As the students made their way up to the house to attend the talk, they were met with antisemitic slurs from the SJP crowd. Zweig said, “It was just ironic for a bunch of people who were calling for peace to be screaming ‘globalize the intifada,’ ‘baby killers,’ ‘war criminals, come out, we know you’re in there.’ They didn’t skip a beat. And so hearing all that, even though it was only like 60 people, they’re loud. They’re all screaming, and we’re in a little rental house.”

For many of the younger students attending the event, this was their first personal encounter with radical antisemitism on campus. Kling, a senior student, said he is “numb to hearing those words.” As he said, “If I got one dollar for every time I was called a racist, terrorist, white supremacist just because I’m Jewish, I’d be out of college right now buying a house for myself.”

Once the event concluded, attendees were directed to stay inside the house until all the protesters had dispersed. While the initial chaos was over, the campus fallout was yet to begin.

The student-led newspaper of OSU, The Lantern, published a biased article about the event, which sympathetically quoted SJP student leaders and failed to report the protesters’ conduct.

Jane Shevkin, student vice president of OSU Chabad, submitted a letter to the editor concerning The Lantern’s reporting. Shevkin’s letter corrected the previous article, which failed to mention that the 60-some SJP protesters were screaming anti-Israel chants at the gathering of mostly Jewish students. “Ohio State’s Students for Justice in Palestine chapter stood outside with their faces covered, and its members proudly shouted their Jew hate. . . . After the event ended, a few protesters stayed around to ensure we got their final message for us ‘to kill ourselves.’”

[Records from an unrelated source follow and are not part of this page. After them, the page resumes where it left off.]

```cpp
struct BlockStat { u32 pop; u32 runs; u32 first; u32 kind; };

__global__ __launch_bounds__(256)
void k_generate(u64 seed, u32 vec_id, int with_common, u32 d, u64 nbits, u64* __restrict__ out, u64 nwords64, u64 word0)
{
    u64 i = (u64)blockIdx.x * blockDim.x + threadIdx.x;
    u64 stride = (u64)gridDim.x * blockDim.x;
    for (; i < nwords64; i += stride) {
        u64 w = word0 + i;
        u64 v = gen_word64(seed, vec_id, w, d);
        if (with_common) v |= gen_word64(seed, 0xFFFFFFFFu, w, d);
        u64 bit0 = w * 64u;
// ... 385 lines not shown
    if (pipe_chain<U, true, 1>(acc, ps, nbs, lane)) return;
    if (nga | ngs) {
        blk_to_lds(acc, lds, lane);
        if (nga && gap_apply_list<GAP_AND>(pa + na - 1u, nga, lds, lane)) return;
        if (ngs && gap_apply_list<GAP_SUB>(ps + ns - 1u, ngs, lds, lane)) return;
        blk_from_lds(acc, lds, lane);
    }
    u32 cnt = wave_sum(blk_lane_popcount(acc));
    if (lane == 0 && cnt) atomicAdd(reinterpret_cast<unsigned long long*>(&counts[g]), (unsigned long long)cnt);
}

template <int U, bool NT, int WG = 256, int ROWS = 8>
__global__ __launch_bounds__(WG)
void k_pipe_counts_bits2(const u64* __restrict__ dmat, const u32* __restrict__ row_off,
                         const u32* __restrict__ and_n, u32 col_stride,
                         u32 ngroups, u32 col_from, u32 nitems, int xcd_swz, u64* __restrict__ counts)
{
    constexpr u32 PARTS = 8 / ROWS;
    u32 lane = lane_id(), wave = threadIdx.x >> 6, wpb = blockDim.x >> 6;
    u32 bid = xcd_swz ? xcd_remap(blockIdx.x, gridDim.x) : blockIdx.x;
    u32 item = uniform32(bid * wpb + wave);
    if (item >= nitems) return;
    u32 part = item % PARTS, cg = item / PARTS;
    u32 c = cg / ngroups, g = cg - c * ngroups;
    const u64* row = dmat + (size_t)(col_from + c) * col_stride + row_off[g];
    u64 hdr = uniform64(row[0]), flags = uniform64(row[1]);
    if (flags & ROW_EMPTY) return;
    if (flags & ROW_FULL) { if (lane == 0) atomicAdd(reinterpret_cast<unsigned long long*>(&counts[g]), (unsigned long long)(65536u / PARTS)); return; }
    u32 nba = (u32)(hdr & 0xFFFFu), nbs = (u32)((hdr >> 32) & 0xFFFFu);
    u32 na = uniform32(and_n[g]);
    const u64* pa = row + 2;
    const u64* ps = pa + na;
    const u32 poff = part * ROWS * 64u;
    Part<ROWS> acc;
#pragma unroll
    for (int i = 0; i < ROWS; ++i) acc.r[i] = (u32x4)(~0u);
    if (pipe_chain<U, NT, 0, ROWS>(acc, pa, nba, lane, poff)) return;
    if (pipe_chain<U, NT, 1, ROWS>(acc, ps, nbs, lane, poff)) return;
    u32 cnt = 0;
#pragma unroll
    for (int i = 0; i < ROWS; ++i) {
        cnt += __popcll(((u64)acc.r[i].y << 32) | acc.r[i].x);
        cnt += __popcll(((u64)acc.r[i].w << 32) | acc.r[i].z);
    }
    cnt = wave_sum(cnt);
    if (lane == 0 && cnt) atomicAdd(reinterpret_cast<unsigned long long*>(&counts[g]), (unsigned long long)cnt);
}

#ifdef BMX_DIAG
template <int AUX>
__global__ __launch_bounds__(256)
void k_diag_stream_read_buf(const uint4* __restrict__ buf, u64 nblocks8k, u32 blocks_per_wave, int pattern, int xcd_swz, u64* __restrict__ sink)
{
// ... 68 lines not shown
```

bitmagic_amd/csrc/bmx_kernels2.h:

```cpp
#pragma once
#include "bmx_kernels.h"

enum { ST_OPT = 1, ST_FORCE_BIT = 2, ST_TEST_ZERO = 4, ST_TEST_ONE = 8, ST_FORCE_GAP = 16, ST_GAP_RESULT = 32 };

__device__ __forceinline__ void gap_emit_from_transitions(const Blk& t, u32 len, u32 first, u16* __restrict__ g, u32 lane, u16* __restrict__ stage)
{
    u32 idx_base = 1u;
#pragma unroll
    for (int i = 0; i < 8; ++i) {
        u32 c = __popc(t.r[i].x) + __popc(t.r[i].y) + __popc(t.r[i].z) + __popc(t.r[i].w);
        u32 incl = wave_scan_incl(c, lane);
        u32 idx = idx_base + incl - c;
        u32 wbase = (u32)i * 256u + lane * 4u;
        u32 tw[4] = {t.r[i].x, t.r[i].y, t.r[i].z, t.r[i].w};
#pragma unroll
        for (int j = 0; j < 4; ++j) {
            u32 m = tw[j];
            while (m) {
                u32 k = __builtin_ctz(m); m &= m - 1u;
                stage[idx++] = (u16)((wbase + j) * 32u + k - 1u);
            }
        }
        idx_base += __shfl(incl, 63, 64);
    }
// ... 658 lines not shown
    for (u32 tc = wave; tc < OR_TILE; tc += (blockDim.x >> 6)) {
        u32 c = c0 + tc;
        if (c >= ncols) break;
        if (full[tc]) { store_trivial(K_FULL, c, desc, st, lane); continue; }
        Blk b;
        blk_from_lds(b, lds_dyn + tc * 2048u, lane);
        store_result_mode(b, c, opt_compress ? ST_OPT : ST_FORCE_BIT, slab, desc, st, lane);
    }
}
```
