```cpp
inline int head_bwd(const Dims& d, const float* dfeat, const float* xl, const float* pooled, const float* rms_g, float* drms_g, float* dx,
                    float* dpool, float* part, const dgvit_grad_events* events, hipStream_t st) {
  if (d.pool_mean) {
    TRY(rmsnorm_bwd(dfeat, pooled, d.D, rms_g, dpool, d.D, drms_g, part, d.B, d.D, st));
    TRY(mean_bwd(dpool, dx, d.B, d.N, d.D, st));
  } else {
    HIP_TRY(hipMemsetAsync(dx, 0, sizeof(float) * d.T * d.D, st));
    TRY(rmsnorm_bwd(dfeat, xl, (long long)d.N * d.D, rms_g, dx, (long long)d.N * d.D, drms_g, part, d.B, d.D, st));
  }
  if (events) TRY(mark_ready(events->head, st));
  return DGVIT_OK;
}

inline int image_grad(const dgvit_config* c, const Dims& d, const float* dpatch, const float* wpe, float* dimg, hipStream_t st) {
  GemmParams p = gp(dpatch, d.D, wpe, d.pd, dimg, d.pd, d.B * d.P, d.pd, d.D);
  p.g_wi = c->image_w; p.g_hw = c->image_h * c->image_w; p.g_ph = c->patch_h; p.g_pw = c->patch_w;
  p.g_gw = c->image_w / c->patch_w; p.g_P = d.P;
  return gemm_f32(GEMM_NN, EPI_UNPATCH, p, 1, st);
}

inline int token_assembly_bwd(const dgvit_config* c, const Dims& d, const float* const* params, float* const* grads, float* dx, float* dgoal,
                              float* dimg, float* dpatch, const float* patches, const float* img, float* img32, float* part, float* slabs,
                              long long slab_floats, float keep, unsigned long long seed, const unsigned long long* seed_dev, hipStream_t st) {
  if (keep < 1.f) TRY(dropout_inplace(dx, d.T * d.D, seed, seed_dev, keep, st));
  if (dgoal)
    HIP_TRY(hipMemcpy2DAsync(dgoal, sizeof(float) * d.D, dx, sizeof(float) * d.N * d.D, sizeof(float) * d.D, d.B,
                             hipMemcpyDeviceToDevice, st));
  if (grads[P_POS]) TRY(colsum(dx, (long long)d.N * d.D, grads[P_POS], part, d.B, d.N * d.D, 0, st));
  const bool patch_grads = grads[P_PW] || grads[P_PB];
  if (!patch_grads && !dimg) return DGVIT_OK;
  HIP_TRY(hipMemcpy2DAsync(dpatch, sizeof(float) * d.P * d.D, dx + d.D, sizeof(float) * d.N * d.D, sizeof(float) * d.P * d.D, d.B,
                           hipMemcpyDeviceToDevice, st));
  if (patch_grads) {
    if (img) {
      TRY(patchify(img, img32, d.B, c->image_h, c->image_w, c->patch_h, c->patch_w, st));
      patches = img32;
    }
    TRY(wgrad(dpatch, d.D, patches, d.pd, grads[P_PW], grads[P_PB], d.D, d.pd, d.B * d.P, slabs, slab_floats, st));
  }
  if (dimg) TRY(image_grad(c, d, dpatch, params[P_PW], dimg, st));
  return DGVIT_OK;
}
```

### include/dgvit_hip_diag.h

```cpp
#ifndef DGVIT_HIP_DIAG_H
#define DGVIT_HIP_DIAG_H
#include "dgvit_hip.h"

#ifdef __cplusplus
extern "C" {
#endif
#pragma GCC visibility push(default)

void dgvit_set_gemm_tile(int tile);
void dgvit_set_grouped_reduce(int on);
void dgvit_set_gemm_split(int on);
void dgvit_set_ln_fusion(int on);
void dgvit_set_conv_gather(int on);
void dgvit_set_gemm_lds_pad(int bytes);
void dgvit_set_gemm_diagnostics(int bits);
void dgvit_set_gemm_persistent(int mode, int workgroups);
long long dgvit_gemm_persistent_launches(void);
void dgvit_set_gemm_stamps(long long* stamps, int workgroups);
void dgvit_set_small_batch_path(int on, int max_rows);
void dgvit_set_block_path(int on, int max_rows);
void dgvit_set_block_stamps(long long* stamps);
void dgvit_set_block_stamp_layer(int layer);
void dgvit_set_gelu_grad_store(int on);
void dgvit_set_block_fuse(int bits);
void dgvit_set_gemm_bf16_tile(int tile);
void dgvit_set_gemm_bf16_group_m(int rows);
void dgvit_set_gemm_bf16_l2_budget_kb(int kb);
void dgvit_set_attention_bwd_single_pass(int on);
void dgvit_set_attention_single_query(int on);
void dgvit_set_attention_bf16_long(int bits);
void dgvit_set_gemm_wgrad_slice_major(int on);
int dgvit_attention_forward_queries(const float* qkv, float* out, float* lse, int B, int N, int H, int dh, int nq, void* stream);
int dgvit_attention_backward_queries(const float* qkv, const float* out, const float* dout, const float* lse, float* dqkv, int B, int N, int H,
// ... 10 lines not shown
```

Before: 40690.

## Defer per-layer gradient reductions to a side stream during backward

```diff
diff --git a/dgvit-depth-goal-guided-vision-transformer-_amd/_lib.py b/dgvit-depth-goal-guided-vision-transformer-_amd/_lib.py
--- a/dgvit-depth-goal-guided-vision-transformer-_amd/_lib.py
+++ b/dgvit-depth-goal-guided-vision-transformer-_amd/_lib.py
@@ -125,6 +125,8 @@
 DIAG_SIGNATURES = {
     "dgvit_set_gemm_tile": (None, [_I]),
     "dgvit_set_grouped_reduce": (None, [_I]),
+    "dgvit_set_side_reductions": (None, [_I]),
+    "dgvit_got_backward_scratch_layout": (_I, [_CFG, _I, POINTER(c_longlong), _I]),
     "dgvit_set_gemm_split": (None, [_I]),
     "dgvit_set_gemm_lds_pad": (None, [_I]),
     "dgvit_set_ln_fusion": (None, [_I]),
diff --git a/dgvit-depth-goal-guided-vision-transformer-_amd/csrc/diag_api.hip b/dgvit-depth-goal-guided-vision-transformer-_amd/csrc/diag_api.hip
--- a/dgvit-depth-goal-guided-vision-transformer-_amd/csrc/diag_api.hip
+++ b/dgvit-depth-goal-guided-vision-transformer-_amd/csrc/diag_api.hip
@@ -10,6 +10,7 @@
 
 extern "C" void dgvit_set_gemm_tile(int tile) { g_gemm_tile_hint = tile; }
 extern "C" void dgvit_set_grouped_reduce(int on) { g_group_reduce = on ? 1 : 0; }
+extern "C" void dgvit_set_side_reductions(int on) { g_side_reductions = on ? 1 : 0; }
 extern "C" void dgvit_set_conv_gather(int on) { g_conv_gather = on ? 1 : 0; }
 extern "C" void dgvit_set_ln_fusion(int on) { g_ln_fusion = on ? 1 : 0; }
 extern "C" void dgvit_set_gemm_split(int on) { g_gemm_split = on ? 1 : 0; }
diff --git a/dgvit-depth-goal-guided-vision-transformer-_amd/csrc/encoder.hip b/dgvit-depth-goal-guided-vision-transformer-_amd/csrc/encoder.hip
--- a/dgvit-depth-goal-guided-vision-transformer-_amd/csrc/encoder.hip
+++ b/dgvit-depth-goal-guided-vision-transformer-_amd/csrc/encoder.hip
@@ -1,12 +1,18 @@
+#include <atomic>
 #include <mutex>
+#include <utility>
+#include <vector>
 
 #include "schedule.h"
+#ifdef DGVIT_DIAG
+#include "../../include/dgvit_hip_diag.h"
+#endif
 
 namespace {
 struct Side {
   hipStream_t stream = nullptr;
   hipEvent_t ring[32];
-  unsigned next = 0;
+  std::atomic<unsigned> next{0};
   bool ready = false;
 };
 Side g_side;
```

SJPOSU was quick to attack Shevkin for setting the record straight. The group posted on Instagram:

The contents of the article spew vile and disingenuous statements with the sole purpose of demonizing Muslims, Palestinians, and Arabs. . . . We, Students for Justice in Palestine at The Ohio State University, condemn The Lantern for platforming explicit hate speech masquerading as ‘journalism,’ and we reaffirm our commitment to vehemently opposing any and all manifestations of normalization of genocide, settler colonialism, and zionism within our universities.

While the rest of the country has rejected this mode of critical race theory, the keffiyeh kids just can’t help themselves — it’s the only language they know.

Despite SJP’s best efforts to miseducate their fellow students, the truth remains. As Zweig said of the event: “These students, let me tell you, were sitting there, captivated. And really, really [engrossed] in every single word that these soldiers said. . . . Obviously, it was so distracting to hear all the chanting, but it was a very memorable night that I think every single student who was there wouldn’t have missed for the world.”